[Stored data]
-------------------------

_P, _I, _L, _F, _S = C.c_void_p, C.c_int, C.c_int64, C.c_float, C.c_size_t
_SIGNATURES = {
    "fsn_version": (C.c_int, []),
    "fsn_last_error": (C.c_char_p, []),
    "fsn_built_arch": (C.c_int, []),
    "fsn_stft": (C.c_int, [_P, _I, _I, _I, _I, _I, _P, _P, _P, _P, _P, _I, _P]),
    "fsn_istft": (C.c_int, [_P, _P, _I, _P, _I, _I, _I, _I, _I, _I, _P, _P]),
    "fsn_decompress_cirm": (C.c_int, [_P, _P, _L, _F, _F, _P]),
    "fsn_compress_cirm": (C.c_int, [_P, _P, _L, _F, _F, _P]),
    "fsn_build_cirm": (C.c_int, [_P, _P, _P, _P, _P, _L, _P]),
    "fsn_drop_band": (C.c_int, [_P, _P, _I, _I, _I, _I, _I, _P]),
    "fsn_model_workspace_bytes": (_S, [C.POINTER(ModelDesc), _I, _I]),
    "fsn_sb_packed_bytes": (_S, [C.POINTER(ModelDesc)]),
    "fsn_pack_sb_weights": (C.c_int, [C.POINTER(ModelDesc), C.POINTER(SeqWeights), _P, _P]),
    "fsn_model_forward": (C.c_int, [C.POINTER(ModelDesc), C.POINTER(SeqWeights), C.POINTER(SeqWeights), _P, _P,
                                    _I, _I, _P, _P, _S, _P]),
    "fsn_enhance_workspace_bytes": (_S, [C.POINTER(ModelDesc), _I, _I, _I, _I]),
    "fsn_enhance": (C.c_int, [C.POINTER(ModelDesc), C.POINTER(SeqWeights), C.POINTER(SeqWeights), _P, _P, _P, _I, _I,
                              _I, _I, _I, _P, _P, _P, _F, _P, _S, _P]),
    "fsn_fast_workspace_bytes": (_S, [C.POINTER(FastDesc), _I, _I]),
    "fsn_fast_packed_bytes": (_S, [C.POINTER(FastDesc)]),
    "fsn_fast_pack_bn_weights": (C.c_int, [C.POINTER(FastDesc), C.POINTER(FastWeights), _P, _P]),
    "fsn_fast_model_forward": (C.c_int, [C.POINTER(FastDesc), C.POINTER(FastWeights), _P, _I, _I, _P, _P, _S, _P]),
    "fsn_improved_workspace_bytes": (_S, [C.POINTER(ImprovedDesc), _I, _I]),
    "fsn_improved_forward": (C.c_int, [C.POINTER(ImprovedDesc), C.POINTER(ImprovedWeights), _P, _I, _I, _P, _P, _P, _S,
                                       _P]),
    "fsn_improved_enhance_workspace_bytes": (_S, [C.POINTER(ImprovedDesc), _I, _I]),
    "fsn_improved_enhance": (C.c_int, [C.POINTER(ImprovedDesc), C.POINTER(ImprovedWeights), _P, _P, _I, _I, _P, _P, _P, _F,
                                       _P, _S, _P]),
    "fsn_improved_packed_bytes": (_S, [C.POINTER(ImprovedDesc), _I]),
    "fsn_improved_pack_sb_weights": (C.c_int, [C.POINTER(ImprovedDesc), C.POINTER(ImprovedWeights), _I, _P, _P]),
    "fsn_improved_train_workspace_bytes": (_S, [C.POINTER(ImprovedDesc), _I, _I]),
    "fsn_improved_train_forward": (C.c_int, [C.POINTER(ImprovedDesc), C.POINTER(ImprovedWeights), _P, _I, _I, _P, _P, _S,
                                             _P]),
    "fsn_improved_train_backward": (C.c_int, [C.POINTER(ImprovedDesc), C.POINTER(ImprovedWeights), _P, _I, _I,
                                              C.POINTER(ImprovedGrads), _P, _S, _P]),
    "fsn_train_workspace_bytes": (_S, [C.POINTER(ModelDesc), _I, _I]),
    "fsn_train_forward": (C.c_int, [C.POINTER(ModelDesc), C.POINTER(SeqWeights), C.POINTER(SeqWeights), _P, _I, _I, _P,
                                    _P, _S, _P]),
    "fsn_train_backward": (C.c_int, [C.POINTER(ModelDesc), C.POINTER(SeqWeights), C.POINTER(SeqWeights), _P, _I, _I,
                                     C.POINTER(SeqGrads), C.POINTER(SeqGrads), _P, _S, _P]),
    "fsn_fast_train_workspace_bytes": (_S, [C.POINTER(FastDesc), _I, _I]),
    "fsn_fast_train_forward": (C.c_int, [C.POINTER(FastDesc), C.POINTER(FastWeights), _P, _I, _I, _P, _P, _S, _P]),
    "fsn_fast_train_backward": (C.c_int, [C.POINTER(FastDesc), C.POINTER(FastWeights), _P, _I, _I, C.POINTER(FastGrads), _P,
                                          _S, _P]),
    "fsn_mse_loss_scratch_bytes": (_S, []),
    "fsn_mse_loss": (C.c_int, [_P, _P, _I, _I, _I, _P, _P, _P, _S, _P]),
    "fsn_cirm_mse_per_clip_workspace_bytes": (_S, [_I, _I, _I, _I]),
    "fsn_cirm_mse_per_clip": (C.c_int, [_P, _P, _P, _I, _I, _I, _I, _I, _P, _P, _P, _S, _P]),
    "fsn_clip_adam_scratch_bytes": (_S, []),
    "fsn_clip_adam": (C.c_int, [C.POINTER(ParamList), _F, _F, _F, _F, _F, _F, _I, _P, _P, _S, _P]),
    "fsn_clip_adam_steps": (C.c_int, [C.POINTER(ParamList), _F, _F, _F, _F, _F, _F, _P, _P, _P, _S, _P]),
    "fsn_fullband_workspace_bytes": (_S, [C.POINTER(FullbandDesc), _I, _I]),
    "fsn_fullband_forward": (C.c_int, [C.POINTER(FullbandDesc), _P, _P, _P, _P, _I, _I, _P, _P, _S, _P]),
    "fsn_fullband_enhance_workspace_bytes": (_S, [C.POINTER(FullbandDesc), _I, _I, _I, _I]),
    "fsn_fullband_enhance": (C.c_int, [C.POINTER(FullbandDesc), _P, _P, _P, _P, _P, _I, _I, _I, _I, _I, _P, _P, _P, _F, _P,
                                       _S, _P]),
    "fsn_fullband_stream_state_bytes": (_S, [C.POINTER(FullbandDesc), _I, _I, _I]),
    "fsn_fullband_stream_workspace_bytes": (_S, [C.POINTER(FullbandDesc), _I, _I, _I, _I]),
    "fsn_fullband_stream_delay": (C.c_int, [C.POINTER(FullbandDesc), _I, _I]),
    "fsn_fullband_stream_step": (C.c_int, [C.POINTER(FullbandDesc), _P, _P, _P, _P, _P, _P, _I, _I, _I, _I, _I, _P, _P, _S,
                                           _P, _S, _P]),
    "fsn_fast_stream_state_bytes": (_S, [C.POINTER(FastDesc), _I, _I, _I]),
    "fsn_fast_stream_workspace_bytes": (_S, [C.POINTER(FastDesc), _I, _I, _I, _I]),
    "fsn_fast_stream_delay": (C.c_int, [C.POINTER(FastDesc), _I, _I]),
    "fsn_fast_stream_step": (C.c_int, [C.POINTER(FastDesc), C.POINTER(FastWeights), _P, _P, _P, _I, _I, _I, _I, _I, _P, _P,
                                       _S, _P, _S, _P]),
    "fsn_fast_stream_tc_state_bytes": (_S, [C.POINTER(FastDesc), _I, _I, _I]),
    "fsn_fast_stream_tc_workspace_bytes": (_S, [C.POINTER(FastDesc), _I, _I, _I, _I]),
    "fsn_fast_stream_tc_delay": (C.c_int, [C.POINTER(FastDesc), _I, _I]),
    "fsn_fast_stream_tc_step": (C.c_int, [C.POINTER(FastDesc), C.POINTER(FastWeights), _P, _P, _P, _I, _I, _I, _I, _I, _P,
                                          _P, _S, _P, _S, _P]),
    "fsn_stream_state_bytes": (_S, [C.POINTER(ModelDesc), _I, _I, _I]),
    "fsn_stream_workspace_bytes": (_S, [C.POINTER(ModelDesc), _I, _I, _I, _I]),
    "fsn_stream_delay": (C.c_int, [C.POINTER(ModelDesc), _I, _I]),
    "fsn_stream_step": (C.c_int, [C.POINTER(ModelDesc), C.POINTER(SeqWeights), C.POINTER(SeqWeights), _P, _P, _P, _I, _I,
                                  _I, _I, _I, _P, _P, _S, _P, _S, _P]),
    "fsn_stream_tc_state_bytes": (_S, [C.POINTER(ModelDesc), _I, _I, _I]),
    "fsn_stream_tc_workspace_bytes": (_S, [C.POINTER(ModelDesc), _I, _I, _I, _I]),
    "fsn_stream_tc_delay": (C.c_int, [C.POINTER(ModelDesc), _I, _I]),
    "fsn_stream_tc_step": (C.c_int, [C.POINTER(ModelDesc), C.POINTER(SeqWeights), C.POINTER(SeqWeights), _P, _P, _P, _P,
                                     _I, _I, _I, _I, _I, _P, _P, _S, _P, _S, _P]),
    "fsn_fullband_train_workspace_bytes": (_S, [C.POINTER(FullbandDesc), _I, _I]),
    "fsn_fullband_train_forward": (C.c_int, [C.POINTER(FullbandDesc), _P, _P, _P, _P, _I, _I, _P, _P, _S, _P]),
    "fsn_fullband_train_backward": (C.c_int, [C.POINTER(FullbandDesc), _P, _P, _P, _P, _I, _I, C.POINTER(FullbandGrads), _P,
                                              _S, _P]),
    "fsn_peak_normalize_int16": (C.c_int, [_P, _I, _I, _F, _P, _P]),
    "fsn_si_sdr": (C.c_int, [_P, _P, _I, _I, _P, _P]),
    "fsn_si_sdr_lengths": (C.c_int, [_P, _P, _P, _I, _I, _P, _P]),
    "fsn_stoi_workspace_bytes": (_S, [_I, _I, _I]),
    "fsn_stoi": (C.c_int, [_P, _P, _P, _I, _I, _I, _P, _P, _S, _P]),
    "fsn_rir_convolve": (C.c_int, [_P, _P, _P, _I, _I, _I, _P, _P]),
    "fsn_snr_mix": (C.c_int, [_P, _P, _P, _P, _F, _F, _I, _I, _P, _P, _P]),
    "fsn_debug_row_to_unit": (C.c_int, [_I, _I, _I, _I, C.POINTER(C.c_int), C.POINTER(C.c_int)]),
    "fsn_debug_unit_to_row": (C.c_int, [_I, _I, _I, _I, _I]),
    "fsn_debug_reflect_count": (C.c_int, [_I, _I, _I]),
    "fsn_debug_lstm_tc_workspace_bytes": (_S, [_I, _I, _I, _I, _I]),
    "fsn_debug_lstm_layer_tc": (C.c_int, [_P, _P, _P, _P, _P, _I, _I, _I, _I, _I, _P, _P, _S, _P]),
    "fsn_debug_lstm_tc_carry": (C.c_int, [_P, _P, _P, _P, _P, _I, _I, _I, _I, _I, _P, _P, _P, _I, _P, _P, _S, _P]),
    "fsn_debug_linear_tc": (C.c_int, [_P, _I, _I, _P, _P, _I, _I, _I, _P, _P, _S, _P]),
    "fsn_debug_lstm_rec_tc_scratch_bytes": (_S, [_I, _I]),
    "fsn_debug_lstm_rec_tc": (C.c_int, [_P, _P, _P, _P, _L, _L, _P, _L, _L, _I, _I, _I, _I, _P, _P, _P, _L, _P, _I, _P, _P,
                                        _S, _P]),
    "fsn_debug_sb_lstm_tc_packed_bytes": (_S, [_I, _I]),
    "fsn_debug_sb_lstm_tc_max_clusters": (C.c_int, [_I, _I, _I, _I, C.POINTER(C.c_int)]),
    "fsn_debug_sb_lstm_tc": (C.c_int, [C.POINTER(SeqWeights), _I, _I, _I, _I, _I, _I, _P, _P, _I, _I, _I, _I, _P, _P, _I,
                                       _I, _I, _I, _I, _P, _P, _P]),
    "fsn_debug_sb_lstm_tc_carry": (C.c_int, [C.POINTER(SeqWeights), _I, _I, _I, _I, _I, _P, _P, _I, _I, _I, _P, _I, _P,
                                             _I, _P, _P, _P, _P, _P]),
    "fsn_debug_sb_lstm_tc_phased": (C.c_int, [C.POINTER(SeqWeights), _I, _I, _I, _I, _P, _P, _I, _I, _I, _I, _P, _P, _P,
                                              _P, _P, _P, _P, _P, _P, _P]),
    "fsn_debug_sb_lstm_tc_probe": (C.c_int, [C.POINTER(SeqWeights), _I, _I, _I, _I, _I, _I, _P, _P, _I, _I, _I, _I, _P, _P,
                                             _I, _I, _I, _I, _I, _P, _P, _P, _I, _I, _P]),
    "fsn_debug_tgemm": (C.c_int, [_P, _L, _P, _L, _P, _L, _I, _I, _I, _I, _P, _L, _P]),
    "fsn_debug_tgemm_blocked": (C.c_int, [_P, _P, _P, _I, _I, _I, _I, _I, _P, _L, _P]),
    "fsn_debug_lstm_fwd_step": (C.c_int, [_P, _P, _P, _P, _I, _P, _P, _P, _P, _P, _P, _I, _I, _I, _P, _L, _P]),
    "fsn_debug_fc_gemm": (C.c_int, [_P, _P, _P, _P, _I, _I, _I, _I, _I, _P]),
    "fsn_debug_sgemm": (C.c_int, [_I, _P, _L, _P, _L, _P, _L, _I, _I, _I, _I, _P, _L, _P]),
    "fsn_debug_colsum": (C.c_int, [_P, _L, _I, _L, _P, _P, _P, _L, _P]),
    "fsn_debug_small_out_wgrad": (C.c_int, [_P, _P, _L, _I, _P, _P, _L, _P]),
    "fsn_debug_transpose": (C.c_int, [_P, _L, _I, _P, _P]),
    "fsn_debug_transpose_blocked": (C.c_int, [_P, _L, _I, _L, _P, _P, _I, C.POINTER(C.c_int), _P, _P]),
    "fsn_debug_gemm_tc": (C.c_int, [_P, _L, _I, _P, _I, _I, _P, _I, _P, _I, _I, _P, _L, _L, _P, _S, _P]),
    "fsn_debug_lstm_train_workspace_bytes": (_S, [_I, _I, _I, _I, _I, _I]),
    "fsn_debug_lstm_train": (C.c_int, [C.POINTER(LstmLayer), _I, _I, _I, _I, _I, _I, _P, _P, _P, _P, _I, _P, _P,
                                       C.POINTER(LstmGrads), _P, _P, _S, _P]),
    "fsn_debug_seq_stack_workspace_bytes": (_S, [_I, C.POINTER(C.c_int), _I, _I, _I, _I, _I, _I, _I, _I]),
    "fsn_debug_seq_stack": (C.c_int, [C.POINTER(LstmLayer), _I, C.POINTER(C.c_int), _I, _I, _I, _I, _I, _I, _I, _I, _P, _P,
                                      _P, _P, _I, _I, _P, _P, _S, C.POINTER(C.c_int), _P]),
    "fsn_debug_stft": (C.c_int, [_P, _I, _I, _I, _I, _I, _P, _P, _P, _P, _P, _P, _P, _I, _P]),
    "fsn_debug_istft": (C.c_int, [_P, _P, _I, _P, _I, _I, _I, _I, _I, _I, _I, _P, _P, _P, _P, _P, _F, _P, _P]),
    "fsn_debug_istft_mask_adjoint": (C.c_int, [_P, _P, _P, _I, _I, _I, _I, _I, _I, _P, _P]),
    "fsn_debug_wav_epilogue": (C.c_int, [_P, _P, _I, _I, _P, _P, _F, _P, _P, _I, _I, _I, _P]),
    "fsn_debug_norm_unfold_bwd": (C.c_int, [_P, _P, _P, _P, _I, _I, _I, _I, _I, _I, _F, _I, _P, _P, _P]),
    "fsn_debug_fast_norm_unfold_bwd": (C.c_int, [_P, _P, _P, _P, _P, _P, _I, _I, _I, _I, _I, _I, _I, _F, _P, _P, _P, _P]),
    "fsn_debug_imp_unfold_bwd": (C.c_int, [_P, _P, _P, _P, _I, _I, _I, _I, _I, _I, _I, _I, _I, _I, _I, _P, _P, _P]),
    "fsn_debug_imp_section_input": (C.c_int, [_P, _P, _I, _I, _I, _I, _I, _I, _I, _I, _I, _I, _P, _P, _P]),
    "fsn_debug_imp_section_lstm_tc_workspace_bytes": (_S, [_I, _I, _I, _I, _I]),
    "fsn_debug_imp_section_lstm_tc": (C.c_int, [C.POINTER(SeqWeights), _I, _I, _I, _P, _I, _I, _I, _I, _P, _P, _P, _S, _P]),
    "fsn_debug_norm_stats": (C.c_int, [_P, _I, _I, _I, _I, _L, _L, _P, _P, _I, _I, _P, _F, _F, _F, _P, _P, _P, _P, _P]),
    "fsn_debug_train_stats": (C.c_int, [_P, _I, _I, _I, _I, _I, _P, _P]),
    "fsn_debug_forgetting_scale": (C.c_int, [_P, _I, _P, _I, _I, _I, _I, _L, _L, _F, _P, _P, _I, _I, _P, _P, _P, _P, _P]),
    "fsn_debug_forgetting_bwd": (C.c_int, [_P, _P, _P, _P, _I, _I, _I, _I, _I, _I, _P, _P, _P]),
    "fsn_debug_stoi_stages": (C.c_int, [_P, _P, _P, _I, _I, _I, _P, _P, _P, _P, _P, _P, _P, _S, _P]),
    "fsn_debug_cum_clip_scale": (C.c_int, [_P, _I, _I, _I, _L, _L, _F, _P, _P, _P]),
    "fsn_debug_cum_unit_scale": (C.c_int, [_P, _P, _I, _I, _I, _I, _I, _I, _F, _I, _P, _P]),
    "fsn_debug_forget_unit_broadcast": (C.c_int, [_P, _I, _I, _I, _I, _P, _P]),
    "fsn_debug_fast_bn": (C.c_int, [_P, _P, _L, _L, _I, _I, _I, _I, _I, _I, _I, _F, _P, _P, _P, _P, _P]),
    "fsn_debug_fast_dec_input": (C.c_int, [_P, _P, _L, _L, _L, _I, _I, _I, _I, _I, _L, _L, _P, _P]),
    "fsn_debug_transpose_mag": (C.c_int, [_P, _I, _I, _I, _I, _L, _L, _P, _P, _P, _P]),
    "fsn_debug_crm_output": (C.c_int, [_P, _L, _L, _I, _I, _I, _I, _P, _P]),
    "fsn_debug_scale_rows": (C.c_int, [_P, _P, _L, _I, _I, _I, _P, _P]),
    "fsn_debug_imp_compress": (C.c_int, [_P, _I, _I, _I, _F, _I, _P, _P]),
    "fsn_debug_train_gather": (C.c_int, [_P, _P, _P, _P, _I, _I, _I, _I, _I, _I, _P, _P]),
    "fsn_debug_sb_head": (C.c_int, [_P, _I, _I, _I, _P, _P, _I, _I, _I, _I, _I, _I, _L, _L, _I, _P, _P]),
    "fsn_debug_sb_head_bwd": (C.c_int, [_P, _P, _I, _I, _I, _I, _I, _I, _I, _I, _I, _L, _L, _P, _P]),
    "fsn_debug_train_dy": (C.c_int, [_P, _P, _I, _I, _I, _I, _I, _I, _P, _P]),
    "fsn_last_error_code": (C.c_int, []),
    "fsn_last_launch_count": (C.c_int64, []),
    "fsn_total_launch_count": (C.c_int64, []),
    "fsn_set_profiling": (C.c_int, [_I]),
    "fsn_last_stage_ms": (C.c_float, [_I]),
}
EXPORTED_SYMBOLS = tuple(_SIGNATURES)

-------------------------

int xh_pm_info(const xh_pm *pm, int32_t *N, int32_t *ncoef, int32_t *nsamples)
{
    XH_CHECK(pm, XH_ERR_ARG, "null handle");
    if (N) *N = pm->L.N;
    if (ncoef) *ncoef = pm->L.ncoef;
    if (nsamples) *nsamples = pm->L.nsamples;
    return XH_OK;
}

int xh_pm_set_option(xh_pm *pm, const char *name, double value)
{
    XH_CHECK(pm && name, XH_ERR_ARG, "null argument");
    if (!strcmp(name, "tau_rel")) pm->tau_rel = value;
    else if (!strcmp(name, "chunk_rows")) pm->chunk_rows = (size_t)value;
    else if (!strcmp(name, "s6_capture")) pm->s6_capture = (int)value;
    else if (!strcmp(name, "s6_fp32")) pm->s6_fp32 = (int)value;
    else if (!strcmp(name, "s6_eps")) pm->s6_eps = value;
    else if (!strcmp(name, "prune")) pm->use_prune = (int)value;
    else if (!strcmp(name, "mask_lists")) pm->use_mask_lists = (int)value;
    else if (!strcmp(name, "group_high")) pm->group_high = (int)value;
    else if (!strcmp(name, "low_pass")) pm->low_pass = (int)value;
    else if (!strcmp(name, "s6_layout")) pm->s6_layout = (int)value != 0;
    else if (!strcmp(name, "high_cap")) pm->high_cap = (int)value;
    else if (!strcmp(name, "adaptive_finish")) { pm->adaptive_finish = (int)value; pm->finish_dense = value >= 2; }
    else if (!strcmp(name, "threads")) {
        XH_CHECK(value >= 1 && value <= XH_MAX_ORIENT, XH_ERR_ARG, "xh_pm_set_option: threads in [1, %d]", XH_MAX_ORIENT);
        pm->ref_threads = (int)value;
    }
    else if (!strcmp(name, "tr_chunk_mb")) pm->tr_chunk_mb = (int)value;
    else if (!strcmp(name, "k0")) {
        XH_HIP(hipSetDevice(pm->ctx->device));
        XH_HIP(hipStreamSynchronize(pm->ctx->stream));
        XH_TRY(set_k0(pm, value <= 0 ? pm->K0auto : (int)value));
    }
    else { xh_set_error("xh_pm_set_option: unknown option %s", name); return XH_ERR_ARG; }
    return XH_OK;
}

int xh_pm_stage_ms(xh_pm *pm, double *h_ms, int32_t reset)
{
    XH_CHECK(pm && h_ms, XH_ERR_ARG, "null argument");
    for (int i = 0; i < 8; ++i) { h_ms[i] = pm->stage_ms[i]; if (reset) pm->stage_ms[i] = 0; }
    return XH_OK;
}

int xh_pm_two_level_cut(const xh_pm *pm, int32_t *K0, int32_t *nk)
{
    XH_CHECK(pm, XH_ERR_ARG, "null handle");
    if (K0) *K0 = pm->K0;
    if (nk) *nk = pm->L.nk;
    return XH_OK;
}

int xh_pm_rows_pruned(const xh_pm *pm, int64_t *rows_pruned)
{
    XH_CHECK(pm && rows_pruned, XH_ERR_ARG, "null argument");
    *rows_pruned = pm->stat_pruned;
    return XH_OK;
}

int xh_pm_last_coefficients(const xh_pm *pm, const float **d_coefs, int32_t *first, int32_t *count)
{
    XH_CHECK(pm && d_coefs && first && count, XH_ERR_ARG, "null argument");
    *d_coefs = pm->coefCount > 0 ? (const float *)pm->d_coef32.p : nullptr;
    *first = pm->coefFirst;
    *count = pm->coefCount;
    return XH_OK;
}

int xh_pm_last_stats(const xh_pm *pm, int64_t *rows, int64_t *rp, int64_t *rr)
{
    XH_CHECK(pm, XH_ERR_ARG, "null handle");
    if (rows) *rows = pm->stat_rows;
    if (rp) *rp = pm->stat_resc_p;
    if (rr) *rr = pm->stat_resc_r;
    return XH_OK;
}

-------------------------

Among the records above, repeat exactly the line with "pm->chunk_rows = (size_t)value;", the line with "(int)value != 0;", and every line in between, and only those.

### Finished exercise
    else if (!strcmp(name, "chunk_rows")) pm->chunk_rows = (size_t)value;
    else if (!strcmp(name, "s6_capture")) pm->s6_capture = (int)value;
    else if (!strcmp(name, "s6_fp32")) pm->s6_fp32 = (int)value;
    else if (!strcmp(name, "s6_eps")) pm->s6_eps = value;
    else if (!strcmp(name, "prune")) pm->use_prune = (int)value;
    else if (!strcmp(name, "mask_lists")) pm->use_mask_lists = (int)value;
    else if (!strcmp(name, "group_high")) pm->group_high = (int)value;
    else if (!strcmp(name, "low_pass")) pm->low_pass = (int)value;
    else if (!strcmp(name, "s6_layout")) pm->s6_layout = (int)value != 0;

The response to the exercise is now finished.